Wel moet Zijn woord onveranderd bestaan blijven, dat wil zeggen: er mag aan het evangelie dat Hij zelf tot de mensen gebracht heeft geen woord worden toegevoegd noch mag er een woord uit worden weggelaten wat de betekenis of zin van Zijn woord zou kunnen veranderen.

Dat betekent echter niet dat Zijn woord of Zijn boodschappen afgesloten zijn.

Er mag niets worden veranderd en geen woord worden toegevoegd aan de woorden die de Heer destijds sprak op aarde.

Maar de hoogmoed van het menselijke verstand probeerde voortdurend te veranderen en te verbeteren, om aan de mensheid Gods woord duidelijker te maken. Heel vaak is de zin van Zijn woorden misvormd of versluierd geworden, wat er toe geleid heeft dat het door Hem verkondigde werken van Zijn geest niet meer begrepen - en daarom ook niet meer erkend wordt. Voor de mensheid is het begrip verloren gegaan dat God ook vandaag nog tot de mensen spreken wil, dat het vernemen van Zijn woord de persoonlijke verbinding is die reeds op aarde nagestreefd moet worden. Maar inplaats daarvan schrikken de mensen er voor terug te luisteren naar de boodschappen van de goddelijke wil.

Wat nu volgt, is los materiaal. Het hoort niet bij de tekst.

#pragma unroll
  for (int p = 0; p < C::NT8; ++p) {
    const int i = p >> 1, h = p & 1;
    float *Up = U + C::poff(p);
    const int sp = C::pstride(p);
    const int Wp = F - 8 * p;
    constexpr int NJmax = (F + 9 + 31) / 32;
    const int NJ = (Wp + 9 + 31) / 32;
#pragma unroll
    for (int j = p; j < C::NT8; ++j) {
      const float2 v = make_float2(st.acc[C::tidx(i, j)][2 * h], st.acc[C::tidx(i, j)][2 * h + 1]);
      *reinterpret_cast<float2 *>(Up + g * sp + 8 * (j - p) + 2 * t) = v;
    }
    {
      float bq = st.bp[p];
      bq += __shfl_xor_sync(0xffffffffu, bq, 1);
      bq += __shfl_xor_sync(0xffffffffu, bq, 2);
      if (t == 0) zb[8 * p + g] = bq;
    }
    __syncwarp();
    float v[NJmax][8];
#pragma unroll
    for (int j = 0; j < NJmax; ++j) {
      if (j < NJ) {
        const int c = lane + 32 * j;
        const float *colp = (c < Wp) ? (Up + c) : (zb + 8 * p);
        const int rs = (c < Wp) ? sp : 1;
        const int e = c - Wp - 1;
#pragma unroll
        for (int r = 0; r < 8; ++r) v[j][r] = (c <= Wp) ? colp[r * rs] : (e == r ? 1.f : 0.f);
      }
    }
    if (!(dbg & 2)) {
#pragma unroll
      for (int r = 0; r < 8; ++r) {
        const float d = v[0][r];
        float rc = rcp_approx(d);
        rc = rc * fmaf(-d, rc, 2.f);
        const float rinv = __shfl_sync(0xffffffffu, rc, r);
#pragma unroll
        for (int r2 = r + 1; r2 < 8; ++r2) {
          const float u = __shfl_sync(0xffffffffu, v[0][r], r2) * rinv;
#pragma unroll
          for (int j = 0; j < NJmax; ++j)
            if (j < NJ) v[j][r2] = fmaf(-u, v[j][r], v[j][r2]);
        }
      }
#pragma unroll
      for (int r = 0; r < 8; ++r) {
        const float d = __shfl_sync(0xffffffffu, v[0][r], r);
        float s = rsqrt_approx(d);
        s = s * fmaf(-0.5f * d * s, s, 1.5f);
#pragma unroll
        for (int j = 0; j < NJmax; ++j)
          if (j < NJ) v[j][r] *= s;
      }
    }
    __syncwarp();
#pragma unroll
    for (int j = 0; j < NJmax; ++j) {
      if (j < NJ) {
        const int c = lane + 32 * j;
        if (c >= 8 && c < Wp) {
#pragma unroll
          for (int r = 0; r < 8; ++r) Up[r * sp + c] = v[j][r];
        } else if (c == Wp) {
#pragma unroll
          for (int r = 0; r < 8; ++r) zb[8 * p + r] = v[j][r];
        } else if (c > Wp && c <= Wp + 8) {
          float *dst = Up + (c - Wp - 1) * sp;
          *reinterpret_cast<float4 *>(dst) = make_float4(v[j][0], v[j][1], v[j][2], v[j][3]);
          *reinterpret_cast<float4 *>(dst + 4) = make_float4(v[j][4], v[j][5], v[j][6], v[j][7]);
        }
      }
    }
    __syncwarp();
    if (p + 1 < C::NT8 && !(dbg & 4)) {
      const float z0 = zb[8 * p + t], z1 = zb[8 * p + t + 4];
      uint32_t uh0[C::NT8], ul0[C::NT8], uh1[C::NT8], ul1[C::NT8];
#pragma unroll
      for (int j = p + 1; j < C::NT8; ++j) {
        const float u0 = Up[t * sp + 8 * (j - p) + g];
        const float u1 = Up[(t + 4) * sp + 8 * (j - p) + g];
        st.bp[j] = fmaf(-u0, z0, st.bp[j]);
        st.bp[j] = fmaf(-u1, z1, st.bp[j]);
        split_tf32(u0, uh0[j], ul0[j]);
        split_tf32(u1, uh1[j], ul1[j]);
      }
#pragma unroll
      for (int term = 0; term < 3; ++term) {
#pragma unroll
        for (int ib = (p + 1) >> 1; ib < NB; ++ib) {
          const bool top = (2 * ib > p);
          const int jt = top ? 2 * ib : p + 1;
          const uint32_t a0 = top ? ((term == 0 ? ul0[jt] : uh0[jt]) ^ kSignBit) : 0u;
          const uint32_t a2 = top ? ((term == 0 ? ul1[jt] : uh1[jt]) ^ kSignBit) : 0u;
          const uint32_t a1 = (term == 0 ? ul0[2 * ib + 1] : uh0[2 * ib + 1]) ^ kSignBit;
          const uint32_t a3 = (term == 0 ? ul1[2 * ib + 1] : uh1[2 * ib + 1]) ^ kSignBit;
#pragma unroll
          for (int j = (2 * ib > p + 1 ? 2 * ib : p + 1); j < C::NT8; ++j) {
            float(&d)[4] = st.acc[C::tidx(ib, j)];
            if (term == 1) mma_tf32(d, a0, a1, a2, a3, ul0[j], ul1[j]);
            else mma_tf32(d, a0, a1, a2, a3, uh0[j], uh1[j]);
          }
        }
      }
    }
  }

  constexpr int Q = (F + 31) / 32;
  float zz[Q];
  int rowoff[Q];
#pragma unroll
  for (int q = 0; q < Q; ++q) {
    const int m = lane + 32 * q;
    const int mm = m < F ? m : 0;
    const int pm = mm >> 3;
    const int po = 8 * (pm * F - 4 * pm * (pm - 1) + 8 * ((pm + 1) >> 1));
    const int ps = F - 8 * pm + ((pm & 1) ? 0 : 8);
    rowoff[q] = po + (mm & 7) * ps - 8 * pm;
    zz[q] = zb[mm];
    xx[q] = 0.f;
  }
  if (!(dbg & 1))
#pragma unroll
  for (int p = C::NT8 - 1; p >= 0; --p) {
    const int qp = (8 * p) >> 5;
    const int l0 = (8 * p) & 31;
    const float4 da = *reinterpret_cast<const float4 *>(U + rowoff[qp] + 8 * p);
    const float4 db = *reinterpret_cast<const float4 *>(U + rowoff[qp] + 8 * p + 4);
    float rhs[8];
#pragma unroll
    for (int c = 0; c < 8; ++c) rhs[c] = __shfl_sync(0xffffffffu, zz[qp], l0 + c);
    const float xm = fmaf(da.x, rhs[0], fmaf(da.y, rhs[1], fmaf(da.z, rhs[2], da.w * rhs[3]))) +
                     fmaf(db.x, rhs[4], fmaf(db.y, rhs[5], fmaf(db.z, rhs[6], db.w * rhs[7])));
    const bool in_panel = (lane >= l0) && (lane < l0 + 8);
    if (in_panel) xx[qp] = xm;
    float xs[8];
#pragma unroll
    for (int c = 0; c < 8; ++c) xs[c] = __shfl_sync(0xffffffffu, xm, l0 + c);
#pragma unroll
    for (int q = 0; q < Q; ++q) {
      if (32 * q < 8 * p) {
        const int m = lane + 32 * q;
        if (m < 8 * p) {
          const float4 ua = *reinterpret_cast<const float4 *>(U + rowoff[q] + 8 * p);
          const float4 ub = *reinterpret_cast<const float4 *>(U + rowoff[q] + 8 * p + 4);
          const float s0 = fmaf(ua.x, xs[0], fmaf(ua.y, xs[1], fmaf(ua.z, xs[2], ua.w * xs[3])));
          const float s1 = fmaf(ub.x, xs[4], fmaf(ub.y, xs[5], fmaf(ub.z, xs[6], ub.w * xs[7])));
          zz[q] -= s0 + s1;
        }
      }
    }
  }
  bool fin = true;
#pragma unroll
  for (int q = 0; q < Q; ++q) {
    const int m = lane + 32 * q;
    if (m < F) {
      fin = fin && (fabsf(xx[q]) <= 3.0e38f);
    }
  }
  ok = __all_sync(0xffffffffu, fin);
}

God benadert de mensen door Zijn woord, maar zij herkennen het niet omdat Zijn woord in hen niet meer levend is.

Het woord wordt wel nog braaf gelezen, maar de betekenis wordt niet begrepen. Er is een geestelijke verstarring opgetreden omdat de bron van het levende water door de mensen zelf is verstopt. God erbarmt zich echter over de mensheid en laat een straal van het "levende water" ontspringen uit de rotsen.

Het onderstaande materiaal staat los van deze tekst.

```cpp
inline void launch_conv12(const uint8_t* frames, const uint4* W1d, const float* s1q, const float* b1q, const uint4* B2e,
                          const float* b2, uint8_t* rec2, float* a1, int N, hipStream_t s, int blocks) {
  const auto kernel = a1 ? conv12_s3<true> : conv12_s3<false>;
  hipLaunchKernelGGL(kernel, dim3(blocks), dim3(Conv12S::kT), Conv12S::LDS_TOTAL, s, frames, W1d, s1q, b1q, B2e, b2, rec2, a1, N);
}
inline void launch_conv12_copy(const uint8_t* frames, const uint4* W1d, const float* s1q, const float* b1q, const uint4* B2e,
                               const float* b2, uint8_t* rec2, int N, hipStream_t s, int blocks, uint8_t* copy_dst,
                               int copy_first, int copy_ring) {
  hipLaunchKernelGGL(conv12_s3_copy, dim3(blocks), dim3(Conv12S::kT), Conv12S::LDS_TOTAL, s, frames, W1d, s1q, b1q, B2e, b2, rec2,
                     N, copy_dst, copy_first, copy_ring);
}
inline int opt_in_lds_conv12() {
  for (const void* k : {reinterpret_cast<const void*>(&conv12_s3<false>), reinterpret_cast<const void*>(&conv12_s3<true>),
                        reinterpret_cast<const void*>(&conv12_s3_copy)})
    RELA_HIP(hipFuncSetAttribute(k, hipFuncAttributeMaxDynamicSharedMemorySize, Conv12S::LDS_TOTAL));
  return RELA_OK;
}

}
}
```

### rela_amd/csrc/ffnet.hip

```cpp
#include "common.h"
#include "gemm_bf16s.h"
#include "gemm_f32emu.h"
#include "gemm_s3.h"
#include "conv_img_s3.h"
#include "conv12_s3.h"
#include "ffnet_layout.h"
#include "ffnet_plan.h"
#include "conv_f32.h"
#include "gemm_f32.h"
#include "conv12_i8.h"
#include "fc_bf16s.h"
#include "heads_duel.h"
#include "param_layout.h"
#include "prof.h"
#define RELA_WEIGHT_PACK_KERNEL
#include "weight_pack.h"

namespace rela_amd {

struct FFNetDev {
  uint4* B1 = nullptr;
  float* b1 = nullptr;
  float *B2 = nullptr, *b2 = nullptr;
  float *B3 = nullptr, *b3 = nullptr;
// ... 50 lines not shown
struct TrunkLabels {
  const char *conv1, *conv2, *conv3, *conv12;
};
struct TrunkOpts {
  bool keep_f32 = false;
  bool leave_a3_records = false;
  const FrameRows* store_frames = nullptr;
};
void launch_trunk(const FFNetDev& d, TrunkKind kind, int N, const uint8_t* s_dev, float* a1, float* a2, float* a3,
                  uint8_t* rec2, uint8_t* rec3, const TrunkOpts& o, const TrunkLabels& l, hipStream_t s) {
  switch (kind) {
    case kTrunkS3: {
      {
        ProfScope prof(l.conv12, s);
        note_launch("conv12_s3");
        if (o.store_frames) {
          note_launch("conv12_s3_copy");
          s3::launch_conv12_copy(s_dev, d.W1d, d.s1q, d.b1q, d.B2e, d.b2, rec2, N, s, persistent_blocks(N), o.store_frames->base,
                                 o.store_frames->first, o.store_frames->ring);
        } else {
          s3::launch_conv12(s_dev, d.W1d, d.s1q, d.b1q, d.B2e, d.b2, rec2, o.keep_f32 ? a1 : nullptr, N, s, persistent_blocks(N));
        }
      }
      ProfScope prof(l.conv3, s);
      note_launch("conv3_img_s3");
      s3::launch_conv3_img(rec2, d.B3e, d.b3, rec3, N, s, persistent_blocks(N));
      break;
    }
    case kTrunkBf16: {
      {
        ProfScope prof(l.conv12, s);
// ... 340 lines not shown
  return rela_amd::ffnet_forward_mode(n, N, s_dev, legal_dev, q_dev, ws, ws_bytes, stream_, kModeNet);
}

int rela_amd::ffnet_forward_mode(const rela_ffnet* n, int N, const uint8_t* s_dev, const float* legal_dev, float* q_dev,
                                 void* ws, int64_t ws_bytes, void* stream_, int mode, int rows_limit) {
  return forward_impl(n, N, s_dev, legal_dev, q_dev, ws, ws_bytes, stream_, mode, rows_limit, nullptr, nullptr);
}

bool rela_amd::ffnet_forward_stores_frames(const rela_ffnet* n, int N) {
  return n && N >= 1 && plan_ffnet_forward(kModeNet, n->precision, N, n->max_rows).trunk == kTrunkS3;
}
int rela_amd::ffnet_forward_store_frames(const rela_ffnet* n, int N, const uint8_t* s_dev, const float* legal_dev, float* q_dev,
                                         void* ws, int64_t ws_bytes, void* stream_, const FrameRows& rows, int* copied) {
  RELA_CHECK(copied && rows.base && ((uintptr_t)rows.base & 3) == 0 && rows.first >= 0 && rows.first < rows.ring && N <= rows.ring,
             RELA_EINVAL, "ffnet_forward_store_frames: bad frame rows (first %d, ring %d, %d frames)", rows.first, rows.ring, N);
  return forward_impl(n, N, s_dev, legal_dev, q_dev, ws, ws_bytes, stream_, kModeNet, -1, &rows, copied);
}

extern "C" int rela_ffnet_debug_forward_store_frames(const rela_ffnet* n, int N, const uint8_t* s_dev, const float* legal_dev,
                                                     float* q_dev, void* ws, int64_t ws_bytes, void* rows_dev, int first,
                                                     int ring, int* copied, void* stream_) {
  return rela_amd::ffnet_forward_store_frames(n, N, s_dev, legal_dev, q_dev, ws, ws_bytes, stream_,
                                              FrameRows{static_cast<uint8_t*>(rows_dev), first, ring}, copied);
}

static int forward_impl(const rela_ffnet* n, int N, const uint8_t* s_dev, const float* legal_dev, float* q_dev, void* ws,
                        int64_t ws_bytes, void* stream_, int mode, int rows_limit, const FrameRows* store, int* copied) {
  if (copied) *copied = 0;
  RELA_CHECK(n && n->loaded, RELA_ESTATE, "rela_ffnet_forward: parameters were never loaded");
  const int max_rows = rows_limit < 0 ? n->max_rows : rows_limit;
  RELA_CHECK(N >= 1 && s_dev && legal_dev && q_dev && ws, RELA_EINVAL, "rela_ffnet_forward: bad arguments");
  RELA_CHECK(ws_bytes >= rela_ffnet_workspace_bytes(n, N), RELA_EINVAL,
             "rela_ffnet_forward: workspace of %lld bytes is too small for batch %d", (long long)ws_bytes, N);
  RELA_CHECK(((uintptr_t)s_dev & 15) == 0 && ((uintptr_t)ws & 15) == 0, RELA_EINVAL,
             "rela_ffnet_forward: s_dev and workspace must be 16-byte aligned");
  RELA_CHECK(max_rows <= 0 || N <= max_rows, RELA_EINVAL,
             "rela_ffnet_forward: batch %d on a net whose owner declared at most %d rows", N, max_rows);
  hipStream_t s = (hipStream_t)stream_;
// ... 7 lines not shown
    if (int rc = pack_one(kLayouts[kLayBfT].kind, n->bft_src, nullptr, n->d.BfT, 0, 0, kLayouts[kLayBfT].elements, s)) return rc;
    n->packed |= lay_bit(kLayBfT);
    missing = 0;
  }
  RELA_CHECK(missing == 0, RELA_ESTATE,
             "rela_ffnet_forward: %d rows in mode %d read layouts (bits 0x%x) the net's last load did not pack (row limit %d)", N,
             plan.precision, missing, n->max_rows);

  uint8_t* rec2 = static_cast<uint8_t*>(ws) + ws_records_offset(N);
  uint8_t* rec3 = rec2 + (int64_t)N * kRec2Bytes;
  TrunkOpts opts;
  opts.keep_f32 = plan.keep_f32;
  opts.leave_a3_records = !plan.unsplit_a3;
  if (store && plan.trunk == kTrunkS3 && !plan.keep_f32) {
    opts.store_frames = store;
    *copied = 1;
  }
  launch_trunk(d, plan.trunk, N, s_dev, w.a1, w.a2, w.a3, rec2, rec3, opts, {names[0], names[1], names[2], name12}, s);

  float* const part = fc_part_ptr(ws, w.ha, N);
  switch (plan.fc) {
    case kFcBf16: {
      ProfScope prof(names[3], s);
      launch_fc_bf16s(recs(w.a3), d.Bff, d.bf, w.h, N, s);
      break;
    }
    case kFcBf16SplitK:
      launch_fc_bf16_splitk(recs(w.a3), d.Bff, d.bf, part, w.h, N, names[3], s);
      break;
    case kFcS3:
    case kFcS3SplitK: {
// ... 289 lines not shown
```

### rela_amd/csrc/ffnet_layout.h

```cpp
#pragma once
#include <hip/hip_runtime.h>

#include <cstdint>

namespace rela_amd {

constexpr int64_t kA1 = 400 * 32, kA2 = 81 * 64, kA3 = 49 * 64, kH = 512, kHA = 32;
constexpr int64_t kWsFloatsPerSample = kA1 + kA2 + kA3 + kH + kHA;
constexpr int64_t kRec2Bytes = 81 * 384, kRec3Bytes = 49 * 384;

struct FFNetWs {
  float *a1, *a2, *a3, *h, *ha;
};

inline FFNetWs ffnet_ws(void* ws, int N) {
  FFNetWs w;
  w.a1 = static_cast<float*>(ws);
  w.a2 = w.a1 + kA1 * N;
  w.a3 = w.a2 + kA2 * N;
  w.h = w.a3 + kA3 * N;
  w.ha = w.h + kH * N;
  return w;
}

// ... 16 lines not shown
};
}

#include "../../include/rela_amd.h"
namespace rela_amd {
int ffnet_load_extra(rela_ffnet* n, const rela_ffnet_params* p, void* stream, const ExtraPacks& extra);
int lstmnet_load_extra(rela_lstmnet* n, const rela_lstmnet_params* p, void* stream, const ExtraPacks& extra);
void ffnet_label_as_learner(rela_ffnet* n);
void ffnet_set_max_rows(rela_ffnet* n, int rows);
int ffnet_forward_mode(const rela_ffnet* n, int N, const uint8_t* s_dev, const float* legal_dev, float* q_dev, void* ws,
                       int64_t ws_bytes, void* stream, int mode, int rows_limit = -1);
constexpr int64_t kFrameBytes = 4 * 84 * 84;
struct FrameRows {
  uint8_t* base;
  int first, ring;
};
bool ffnet_forward_stores_frames(const rela_ffnet* n, int N);
int ffnet_forward_store_frames(const rela_ffnet* n, int N, const uint8_t* s_dev, const float* legal_dev, float* q_dev, void* ws,
                               int64_t ws_bytes, void* stream, const FrameRows& rows, int* copied);
bool ffnet_learner_forward_ok(const rela_ffnet* on, const rela_ffnet* tg, int B);
int ffnet_learner_forward(const rela_ffnet* on, const rela_ffnet* tg, int B, const uint8_t* s_obs, const uint8_t* s_next,
                          const float* legal, const float* nlegal, float* q_on, float* q_no, float* q_nt, void* ws_on,
                          void* ws_tg, int64_t ws_bytes, hipStream_t s);
int ffnet_learner_unsplit(int B, void* ws_on, hipStream_t s);

int lstmnet_trunk(const rela_lstmnet* n, int N, const uint8_t* s_dev, float* a1, float* a2, float* a3, hipStream_t s,
                  const char* const* names, bool fast = false, bool* a3_records = nullptr, uint8_t* s3_scratch = nullptr,
                  bool keep_f32 = true);
int64_t gate_x3_packed_bytes();
int pack_gate_x3(const float* w_ih_dev, void* dst, bool permuted, hipStream_t s);
// ... 8 lines not shown
```

### rela_amd/engine.py

```python
import ctypes as C

import torch

from . import _capi as capi
from .replay import OBS_BYTES
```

Hij laat stralen van het levende water uit de lenden vloeien van hen die, verlangend naar Zijn verkwikkende drank, hart en oor openen om Zijn goddelijk woord in ontvangst te nemen. Daarmee wordt ook de belofte in de heilige schrift vervuld, anders zou ook het woord van de Heer tijdens Zijn verblijf op aarde gebrekkig en ongegrond zijn wanneer Hij zich niet meer zou openbaren en Hij niet telkens weer in het woord bij de mensen zou zijn en onder hen verbleef.

De mens heeft dus niet het recht om Gods werken voor afgesloten te houden want doet hij dat, dan openbaart hij daarmee zijn onwetendheid en onbegrip over de inhoud van het geschreven woord. Want de talrijke verwijzingen naar het werken van de goddelijke geest zou hij daardoor teniet doen en zodoende bevestigen dat hij Gods woord niet naar zijn betekenis begrijpt. En bijgevolg behoort hij dan tot diegenen die dwalen maar die hun dwaling zelfs nog aan hun medemensen willen doorgeven. Hij zal dan de zuivere waarheid niet inzien en deze dan ook zijn medemensen onthouden.

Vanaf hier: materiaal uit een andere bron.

struct LaunchPlan {
  bool f32, x128;
  bool group;
  const DevTree* tree;
  const DevTree::Plan* plan;
  int grid, block;
  uint64_t seed_key;
  const uint32_t* order;
  uint32_t nps;
  uint32_t spp;
  std::vector<std::pair<uint32_t, uint32_t>> sched;
  uint64_t shape;
  bool warm_first;
  uint32_t K, nlaunch, kWarmRing, kColRing, mem_shrinks;
  size_t welem;
  uint32_t retry_cap;
  size_t retry_n;
};

static uint64_t warm_wave_slots(const ykgpu_context* ctx, uint64_t nl) {
  const uint64_t wb = warm_blocks_for(nl, (uint64_t)ctx->cus * warm_per_cu(false), kWalkIlp);
  return (nl + wb * 256 - 1) / (wb * 256) * 64;
}

static int plan_launch(ykgpu_context* ctx, const yk_render_params* p, uint32_t s_begin, uint32_t s_end,
                       ykgpu_film* film, LaunchPlan& lp) {
  const bool f32 = lp.f32 = p->precision == YK_PRECISION_FP32;
  const bool x128 = lp.x128 = p->rng == YK_RNG_XOR128;
  const DevTree& tree = *(lp.tree = f32 ? &ctx->t32 : &ctx->t64);
  const DevTree::Plan& plan = *(lp.plan = &tree.plan[x128 ? 1 : 0]);
  const int grid = lp.grid = plan.grid, block = lp.block = block_of(x128);
  int rc = ensure_scratch(ctx, p->max_depth, (size_t)grid * block, !x128);
  if (rc) return rc;
  uint64_t& seed_key = lp.seed_key = 0;
  if (p->seed_mode == YK_SEED_RANDOM_DEVICE) {
    seed_key = p->seed_key;
    if (!seed_key) {
      std::random_device rd;
      while (!seed_key) seed_key = ((uint64_t)rd() << 32) | rd();
    }
  }
  if (!film && (rc = ensure_order(ctx, tile_width(p), p->row_count, order_stride(p)))) return rc;
  const bool group = lp.group = film && film->g_slots != 0;
  lp.order = group ? film->d_gorder : film ? film->d_order : ctx->d_order;
  const uint32_t nps = lp.nps = group ? film->g_slots : film ? film->nps : ctx->order_slots;
  const uint32_t spp = lp.spp = s_end - s_begin;
  const yksched::LaunchSizes sizes = yksched::launch_sizes(nps, spp, (uint64_t)grid * block);
  const uint32_t kideal = sizes.kideal, ksynced = sizes.ksynced, kfloor = sizes.kfloor;
  uint32_t kmax = kideal;
  uint32_t& mem_shrinks = lp.mem_shrinks = 0;
  auto shrink = [&]() {
    kmax = std::max(kfloor, kmax / 2);
    ++mem_shrinks;
  };
  auto grow = [&](auto*& ptr, size_t& cap, size_t need, size_t elem) -> int {
    if (need <= cap && (group || 2 * need >= cap)) return YK_OK;
    if (int q = quiesce(ctx)) return q;
    (void)hipFree(ptr);
    ptr = nullptr;
    cap = 0;
    YK_HIP(hipMalloc((void**)&ptr, need * elem));
    cap = need;
    return YK_OK;
  };
  std::vector<std::pair<uint32_t, uint32_t>>& sched = lp.sched;
  uint64_t& shape = lp.shape = 0;
  bool inflight = false;
  uint32_t &K = lp.K = 0, &nlaunch = lp.nlaunch = 0, &kWarmRing = lp.kWarmRing = 0, &kColRing = lp.kColRing = 0;
  const size_t welem = lp.welem = f32 ? sizeof(StartRecF) : sizeof(StartRec);
  const bool warm_first = lp.warm_first = ab_knob("YKGPU_ABL_WARM_FIRST") != nullptr && !x128;
  for (;;) {
    shape = ((uint64_t)nps << 24) ^ ((uint64_t)kmax << 2) ^ (f32 ? 2u : 0u) ^ (x128 ? 1u : 0u);
    inflight = false;
    if (ctx->prev_enqueued && ctx->prev_ok && !ctx->dirty && ctx->prev_shape == shape && ctx->prev_n > 0 &&
        ctx->lev.size() >= 6ull * ctx->prev_n)
      inflight = hipEventQuery(ctx->lev[6 * (ctx->prev_n - 1) + 5]) == hipErrorNotReady;
    yksched::launch_schedule(sched, spp, s_begin, kmax, ksynced, inflight);
    K = kmax;
    nlaunch = (uint32_t)sched.size();
    kWarmRing = nlaunch > 1 ? kWarmRingDepth : 1;
    if (const char* e = ab_knob("YKGPU_WARM_RING"))
      kWarmRing = (uint32_t)std::min<uint64_t>(kDepRing - 1, (uint64_t)std::max(2, std::atoi(e)));
    if (warm_first) kWarmRing = nlaunch;
    kColRing = nlaunch > 1 ? std::min(col_ring(), kDepRing - 1) : 1;
    const size_t need_warm = x128 ? 0 : (size_t)kWarmRing * nps * K * welem;
    const size_t need_col = (size_t)kColRing * nps * K * kColStride * sizeof(double);
    if (kmax > kfloor && (need_warm > ctx->warm_cap || need_col > ctx->col_cap * sizeof(double))) {
      size_t free_b = 0, total_b = 0;
      if (hipMemGetInfo(&free_b, &total_b) == hipSuccess) {
        const size_t held = ctx->warm_cap + ctx->col_cap * sizeof(double);
        if (need_warm + need_col + kMemReserve > free_b + held) {
          shrink();
          continue;
        }
      }
    }
    rc = x128 ? YK_OK : grow(ctx->d_warm, ctx->warm_cap, need_warm, 1);
    if (!rc) rc = grow(ctx->d_col, ctx->col_cap, (size_t)kColRing * nps * K * kColStride, sizeof(double));
    if (rc == YK_ERR_NOMEM && kmax > kfloor) {
      (void)hipGetLastError();
      shrink();
      continue;
    }
    if (rc) return rc;
    break;
  }
  if (!film && sched.size() > 1 && (rc = grow(ctx->d_acc, ctx->acc_cap, (size_t)nps * 3, sizeof(double)))) return rc;
  const bool lens_defer = !x128 && !f32 && ctx->cam.lens_radius > 0;
  uint32_t& retry_cap = lp.retry_cap = 0;
  if (lens_defer)
    for (const auto& l : sched)
      if (warm_wave_slots(ctx, (uint64_t)nps * l.second) <= kDeferSlots)
        retry_cap = std::max(retry_cap, retry_cap_for(warm_wave_slots(ctx, (uint64_t)nps * l.second)));
  if (mem_shrinks) retry_cap = 0;
#ifdef YK_RETRY_CAP_FORCE
  if (retry_cap) retry_cap = YK_RETRY_CAP_FORCE;
#endif
  size_t& retry_n = lp.retry_n = (size_t)ctx->cus * warm_per_cu(false) * 4u * retry_cap * 3u;
  if (retry_cap && (rc = grow(ctx->d_retry, ctx->retry_cap, retry_n, sizeof(uint4)))) {
    if (rc != YK_ERR_NOMEM) return rc;
    (void)hipGetLastError();
    retry_cap = 0;
    retry_n = 0;
  }
  return YK_OK;
}

struct LaunchArgs {
  KernelArgs ka;
  WarmArgs wa;
  ReduceArgs ra;
  FilmReduceArgs fa;
  FilmMaskedArgs fm;
};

De liefde van God is echter onbegrensd en wil zich steeds wegschenken, maar zal daarom nooit minder worden. De liefde van God is onuitputtelijk en God zal zich in Zijn liefde steeds weer openbaren en liefde willen schenken. Daarom zal ieder wezen ook Zijn liefde mogen ontvangen dat zelf in de liefde leeft, want God is de liefde en God is het woord. Wie dus naar de liefde van God verlangt, ontvangt ook Zijn woord, en hij zal het mogen ontvangen tot in alle eeuwigheid.